##### INPUT FOR THIS TASK

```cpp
template <int CPI, int SST, bool BATCHED = true, class V>
RBD_DEV void flush_image_rows(const V* src, V* dst, long long dstride, int fsub, int fe, int nvalid) {
  constexpr int IT = (64 + CPI - 1) / CPI;
  constexpr int BATCH = (int)(256 / sizeof(V)) < IT ? (int)(256 / sizeof(V)) : IT;
  if (BATCHED && nvalid == 64) {
    sfor<0, (IT + BATCH - 1) / BATCH>([&](auto G_) {
      constexpr int g = decltype(G_)::value;
      V buf[BATCH];
      sfor<0, BATCH>([&](auto I_) {
        constexpr int i = decltype(I_)::value, it = g * BATCH + i;
        if constexpr (it < IT) {
          const int cfg = it * CPI + fsub;
          if constexpr ((it + 1) * CPI <= 64) buf[i] = src[cfg * SST + fe];
          else buf[i] = src[(cfg < 64 ? cfg : 63) * SST + fe];
        }
      });
      sfor<0, BATCH>([&](auto I_) {
        constexpr int i = decltype(I_)::value, it = g * BATCH + i;
        if constexpr (it < IT) {
          const int cfg = it * CPI + fsub;
          if constexpr ((it + 1) * CPI <= 64) dst[cfg * dstride + fe] = buf[i];
          else if (cfg < 64) dst[cfg * dstride + fe] = buf[i];
        }
      });
    });
  } else {
#pragma unroll 4
    for (int c0 = 0; c0 < 64; c0 += CPI) {
      const int cfg = c0 + fsub;
      if (cfg < nvalid) dst[cfg * dstride + fe] = src[cfg * SST + fe];
    }
  }
}

}
```

Baseline: 8.246 billion.

## Trim scalar/address overhead in IDSVA pipe kernel and fold negation in rin_apply

Switches tile indices to 32-bit unsigned, precomputes the last tile's row count, and builds load/store addresses from byte offsets and SGPR bases with immediate offsets. The trig range check is hoisted into a single ballot per tile that is reused across chunks, and the first-iteration flag becomes an SGPR value. Bounds checks on tile over-reads are replaced by static asserts, and rin_apply gains a negated cross product so the sign flips fold into the FMAs. An optional b32 image-write path is added but left off by default. The aim is fewer VALU/SALU instructions and registers, at the cost of relying on over-reads staying inside the tile and on 32-bit tile counts.

```diff
diff --git a/rbdreference_amd/csrc/rbd_idsva_pipe.h b/rbdreference_amd/csrc/rbd_idsva_pipe.h
--- a/rbdreference_amd/csrc/rbd_idsva_pipe.h
+++ b/rbdreference_amd/csrc/rbd_idsva_pipe.h
@@ -25,6 +25,9 @@
 #ifndef IDS_PIPE_PARK_UPTO
 #define IDS_PIPE_PARK_UPTO 0
 #endif
+#ifndef IDS_PIPE_IMG_B32
+#define IDS_PIPE_IMG_B32 0
+#endif
 #ifndef IDS_PIPE_REG_ENTRIES_MAX
 #define IDS_PIPE_REG_ENTRIES_MAX 50
 #endif
@@ -33,6 +36,7 @@
     if (ids_regs_for(rows, a) <= IDS_PIPE_REG_ENTRIES_MAX && ids_tile_for(rows, a) <= IDS_TS) return a;
   return ids_rows_a(rows);
 }
+RBD_DEV bool ids_sflag(int x) { asm volatile("" : "+s"(x)); return x != 0; }
 template <class X>
 RBD_DEV void ids_undef(X& x) { asm volatile("" : "=v"(x)); }
 
@@ -59,8 +63,10 @@
   constexpr int NVC = CFGS * N / VE;
   constexpr int NRC = (NVC + 63) / 64;
   typedef T V __attribute__((ext_vector_type(VE)));
-  const long long ntiles = (B + CFGS - 1) / CFGS;
-  long long t = blockIdx.x;
+  constexpr bool IMG_OVER_OK = NRD * 64 * VE <= 64 * TS, CIMG_OVER_OK = NRC * 64 * VE <= 64 * TS;
+  const unsigned ntiles = (unsigned)((B + CFGS - 1) / CFGS);
+  const int lastrows = (int)(B - (long long)(ntiles - 1) * CFGS);
+  unsigned t = blockIdx.x;
   if (t >= ntiles) return;
   T* my = tile + lane * TS;
   int gdim = (int)gridDim.x;
@@ -74,16 +80,17 @@
   T Rm[3][3], pw[3], v[6], a[6];
   T E[RW];
   T mk[FDG ? FDC_NP : 1];
-  long long tcur = 0;
-
-  auto load_inputs = [&](long long tt, bool dummy) {
-    const long long c0 = tt * CFGS;
-    const long long rm = dummy ? 1 : B - c0;
-    unsigned lo = (unsigned)((lane < rm ? lane : (int)rm - 1) * N);
+  unsigned tcur = 0;
+
+  auto load_inputs = [&](unsigned tt, bool dummy) {
+    const long long c0 = (long long)tt * CFGS;
+    const int rm = dummy ? 1 : (tt + 1 == ntiles ? lastrows : CFGS);
+    unsigned lo = (unsigned)(lane < rm ? lane : rm - 1) * (unsigned)(N * sizeof(T));
     asm volatile("" : "+v"(lo));
-    const T* qt = q + c0 * N + lo;
-    const T* qdt = qd + c0 * N + lo;
-    const T* qddt = HAS_QDD ? qdd + c0 * N + lo : nullptr;
+    auto at = [&](const T* base) { return reinterpret_cast<const T*>(reinterpret_cast<const char*>(base + c0 * N) + lo); };
+    const T* qt = at(q);
+    const T* qdt = at(qd);
+    const T* qddt = HAS_QDD ? at(qdd) : nullptr;
     sfor<0, N>([&](auto J) {
       constexpr int j = decltype(J)::value;
       qn[j] = qt[j];
@@ -100,11 +107,17 @@
   auto take_inputs = [&]() {
     sfor<0, N>([&](auto J) { constexpr int j = decltype(J)::value; qv[j] = qn[j]; qdv[j] = qdn[j]; qddv[j] = qddn[j]; });
   };
-  auto trig_chunk = [&](auto J0_, auto J1_) {
+  auto trig_range = [&]() -> int {
+    T mx = T(0);
+    sfor<0, N>([&](auto J) { constexpr int j = decltype(J)::value; mx = __builtin_fmaxf(mx, __builtin_fabsf(qv[j])); });
+    const unsigned long long b = __builtin_amdgcn_ballot_w64(!(mx <= 8192.0f));
+    int w = (int)((unsigned)b | (unsigned)(b >> 32));
+    asm volatile("" : "+s"(w));
+    return w;
+  };
+  auto trig_chunk = [&](int wide, auto J0_, auto J1_) {
     constexpr int J0 = decltype(J0_)::value, J1 = decltype(J1_)::value;
-    T mx = T(0);
-    sfor<J0, J1>([&](auto J) { constexpr int j = decltype(J)::value; mx = __builtin_fmaxf(mx, __builtin_fabsf(qv[j])); });
-    if (__builtin_expect(__builtin_amdgcn_ballot_w64(!(mx <= 8192.0f)) != 0, 0)) {
+    if (__builtin_expect(ids_sflag(wide), 0)) {
       sfor<J0, J1>([&](auto J) { constexpr int j = decltype(J)::value; sincos_wide_(qv[j], &tr[j].s, &tr[j].c); });
     } else {
       sfor<J0, J1>([&](auto J) { constexpr int j = decltype(J)::value; sincos_core_(qv[j], &tr[j].s, &tr[j].c); });
@@ -196,7 +209,7 @@
     }
   };
 
-  auto backward = [&](long long tnext_or_t, bool dummy) {
+  auto backward = [&](unsigned tnext_or_t, bool dummy) {
     RInertia<T> IC;
     SymB<T> SC;
     T pmC[6], fC[6];
@@ -436,28 +449,43 @@
   auto image_write = [&](int ln, int h) {
     if ((ln >> 5) == h) {
       T* img = tile + (ln & 31) * RW;
+#if IDS_PIPE_IMG_B32
+      typedef __attribute__((address_space(3))) T LT;
+      LT* im = (LT*)img;
+      asm volatile("" : "+v"(im));
+      sfor<0, RW>([&](auto K_) { constexpr int k = decltype(K_)::value; im[k] = E[k]; });
+#else
       typedef T V2 __attribute__((ext_vector_type(2)));
       sfor<0, RW / 2>([&](auto K_) {
         constexpr int k = decltype(K_)::value;
         V2 x; x[0] = E[2 * k]; x[1] = E[2 * k + 1];
         reinterpret_cast<V2*>(img)[k] = x;
       });
+#endif
     }
   };
   auto image_read = [&](int ln, V (&buf)[NRD]) {
     const V* src = reinterpret_cast<const V*>(tile);
     sfor<0, NRD>([&](auto I_) {
       constexpr int i = decltype(I_)::value;
-      if constexpr ((i + 1) * 64 <= NV) buf[i] = src[ln + 64 * i];
-      else buf[i] = src[(ln + 64 * i < NV) ? ln + 64 * i : 0];
+      static_assert((i + 1) * 64 <= NV || IMG_OVER_OK, "the over-read leaves the tile");
+      buf[i] = src[ln + 64 * i];
     });
   };
   auto image_store = [&](int ln, long long cfg0, int h, const V (&buf)[NRD]) {
-    V* dst = reinterpret_cast<V*>(dcdu + (cfg0 + 32 * h) * GRAD_TILE);
+    char* dst = reinterpret_cast<char*>(dcdu + (cfg0 + 32 * h) * GRAD_TILE);
+    const unsigned lo = (unsigned)ln * (unsigned)sizeof(V);
+    constexpr unsigned IMM = 4096, NG = (NRD * 64 * sizeof(V) + IMM - 1) / IMM;
+    typedef __attribute__((address_space(1))) char GC;
+    typedef __attribute__((address_space(1))) V GV;
+    GC* dg[NG];
+    sfor<0, NG>([&](auto G_) { constexpr int g = decltype(G_)::value; dg[g] = (GC*)(dst + g * IMM); asm volatile("" : "+s"(dg[g])); });
     sfor<0, NRD>([&](auto I_) {
       constexpr int i = decltype(I_)::value;
-      if constexpr ((i + 1) * 64 <= NV) dst[ln + 64 * i] = buf[i];
-      else { if (ln + 64 * i < NV) dst[ln + 64 * i] = buf[i]; }
+      constexpr unsigned off = 64 * i * sizeof(V);
+      GV* p = (GV*)(dg[off / IMM] + lo + off % IMM);
+      if constexpr ((i + 1) * 64 <= NV) *p = buf[i];
+      else { if (ln + 64 * i < NV) *p = buf[i]; }
     });
   };
   auto flush_half_plain = [&](int ln, long long cfg0, int nvalid, int h) {
@@ -494,34 +522,36 @@
 
   load_inputs(t, false);
   settle_inputs();
-  bool first = true;
+  int prev = 0;
   long long pcfg0 = 0;
   constexpr bool c_flat = (CFGS * N) % VE == 0;
   for (;;) {
     V buf[NRD], cbuf[NRC];
     sfor<0, NRD>([&](auto I_) { ids_undef(buf[decltype(I_)::value]); });
     sfor<0, NRC>([&](auto I_) { ids_undef(cbuf[decltype(I_)::value]); });
-    const long long cfg0 = t * CFGS;
-    const long long tnext = t + gdim;
+    const long long cfg0 = (long long)t * CFGS;
+    const unsigned tnext = t + (unsigned)gdim;
     const bool has_next = tnext < ntiles;
     int ln = lane;
     asm volatile("" : "+v"(ln));
+    asm volatile("" : "+s"(prev));
 
     take_inputs();
+    const int wide = trig_range();
     IDS_SB();
     constexpr int TA = N >= 6 ? 2 : 1, TB = N >= 6 ? 4 : 2;
-    trig_chunk(std::integral_constant<int, 0>{}, std::integral_constant<int, TA>{});
+    trig_chunk(wide, std::integral_constant<int, 0>{}, std::integral_constant<int, TA>{});
     IDS_SB();
     __builtin_amdgcn_s_waitcnt(0xC07F);
-    if (!first) {
+    if (ids_sflag(prev)) {
       image_write(ln, 0);
       IDS_WAVE_SYNC();
       image_read(ln, buf);
     }
     IDS_SB();
-    trig_chunk(std::integral_constant<int, TA>{}, std::integral_constant<int, TB>{});
-    IDS_SB();
-    if (!first) {
+    trig_chunk(wide, std::integral_constant<int, TA>{}, std::integral_constant<int, TB>{});
+    IDS_SB();
+    if (ids_sflag(prev)) {
       image_store(ln, pcfg0, 0, buf);
       IDS_WAVE_SYNC();
       image_write(ln, 1);
@@ -529,10 +559,10 @@
       image_read(ln, buf);
     }
     IDS_SB();
-    trig_chunk(std::integral_constant<int, TB>{}, std::integral_constant<int, N>{});
+    trig_chunk(wide, std::integral_constant<int, TB>{}, std::integral_constant<int, N>{});
     fwd_body(std::integral_constant<int, 0>{});
     IDS_SB();
-    if (!first) {
+    if (ids_sflag(prev)) {
       image_store(ln, pcfg0, 1, buf);
       IDS_WAVE_SYNC();
       if (c_out != nullptr) {
@@ -541,7 +571,8 @@
         if constexpr (c_flat) {
           sfor<0, NRC>([&](auto I_) {
             constexpr int i = decltype(I_)::value;
-            cbuf[i] = reinterpret_cast<const V*>(tile)[(ln + 64 * i < NVC) ? ln + 64 * i : 0];
+            static_assert(CIMG_OVER_OK, "the over-read leaves the tile");
+            cbuf[i] = reinterpret_cast<const V*>(tile)[ln + 64 * i];
           });
         }
       }
@@ -549,12 +580,15 @@
     IDS_SB();
     fwd_body(std::integral_constant<int, 1>{});
     IDS_SB();
-    if (!first && c_out != nullptr) {
+    if (ids_sflag(prev) && c_out != nullptr) {
       T* cdst = c_out + pcfg0 * N;
       if constexpr (c_flat) {
+        const unsigned lo = (unsigned)ln * (unsigned)sizeof(V);
         sfor<0, NRC>([&](auto I_) {
           constexpr int i = decltype(I_)::value;
-          if (ln + 64 * i < NVC) reinterpret_cast<V*>(cdst)[ln + 64 * i] = cbuf[i];
+          V* p = reinterpret_cast<V*>(reinterpret_cast<char*>(cdst) + lo + 64 * i * sizeof(V));
+          if constexpr ((i + 1) * 64 <= NVC) *p = cbuf[i];
+          else { if (ln + 64 * i < NVC) *p = cbuf[i]; }
         });
       } else {
         for (int g = ln; g < CFGS * N; g += 64) cdst[g] = tile[g];
@@ -589,12 +623,12 @@
     settle_inputs();
     IDS_WAVE_SYNC();
     if (!has_next) break;
-    first = false;
+    prev = 1;
     pcfg0 = cfg0;
     t = tnext;
   }
   {
-    const long long cfg0 = t * CFGS;
+    const long long cfg0 = (long long)t * CFGS;
     const long long rem = B - cfg0;
     const int nvalid = rem < CFGS ? (int)rem : CFGS;
     int ln = lane;
diff --git a/rbdreference_amd/csrc/rbd_world.h b/rbdreference_amd/csrc/rbd_world.h
--- a/rbdreference_amd/csrc/rbd_world.h
+++ b/rbdreference_amd/csrc/rbd_world.h
@@ -8,6 +8,12 @@
   o[0] = fma_(a[1], b[2], -(a[2] * b[1]));
   o[1] = fma_(a[2], b[0], -(a[0] * b[2]));
   o[2] = fma_(a[0], b[1], -(a[1] * b[0]));
+}
+template <class T>
+RBD_DEV void cross3_neg(const T (&a)[3], const T (&b)[3], T (&o)[3]) {
+  o[0] = fma_(-a[1], b[2], a[2] * b[1]);
+  o[1] = fma_(-a[2], b[0], a[0] * b[2]);
+  o[2] = fma_(-a[0], b[1], a[1] * b[0]);
 }
 template <class T>
 RBD_DEV void cross3_acc(const T (&a)[3], const T (&b)[3], T (&o)[3]) {
@@ -36,10 +42,10 @@
               fma_(R.I[1], w[0], fma_(R.I[3], w[1], R.I[4] * w[2])),
               fma_(R.I[2], w[0], fma_(R.I[4], w[1], R.I[5] * w[2]))};
   cross3_acc(R.h, u, top);
-  T hw[3];
-  cross3(R.h, w, hw);
+  T nhw[3];
+  cross3_neg(R.h, w, nhw);
   y[0] = top[0]; y[1] = top[1]; y[2] = top[2];
-  y[3] = fma_(R.m, u[0], -hw[0]); y[4] = fma_(R.m, u[1], -hw[1]); y[5] = fma_(R.m, u[2], -hw[2]);
+  y[3] = fma_(R.m, u[0], nhw[0]); y[4] = fma_(R.m, u[1], nhw[1]); y[5] = fma_(R.m, u[2], nhw[2]);
 }
 template <class T>
 struct SymB {
```

After: 8.310 billion, median of 6. No clear change (+0.8%).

##########

## ASSIGNMENT:
Gather all lines from the records above in which "cbuf" appears.

## EXPECTED ANSWER:
     V buf[NRD], cbuf[NRC];
     sfor<0, NRC>([&](auto I_) { ids_undef(cbuf[decltype(I_)::value]); });
-            cbuf[i] = reinterpret_cast<const V*>(tile)[(ln + 64 * i < NVC) ? ln + 64 * i : 0];
+            cbuf[i] = reinterpret_cast<const V*>(tile)[ln + 64 * i];
-          if (ln + 64 * i < NVC) reinterpret_cast<V*>(cdst)[ln + 64 * i] = cbuf[i];
+          if constexpr ((i + 1) * 64 <= NVC) *p = cbuf[i];
+          else { if (ln + 64 * i < NVC) *p = cbuf[i]; }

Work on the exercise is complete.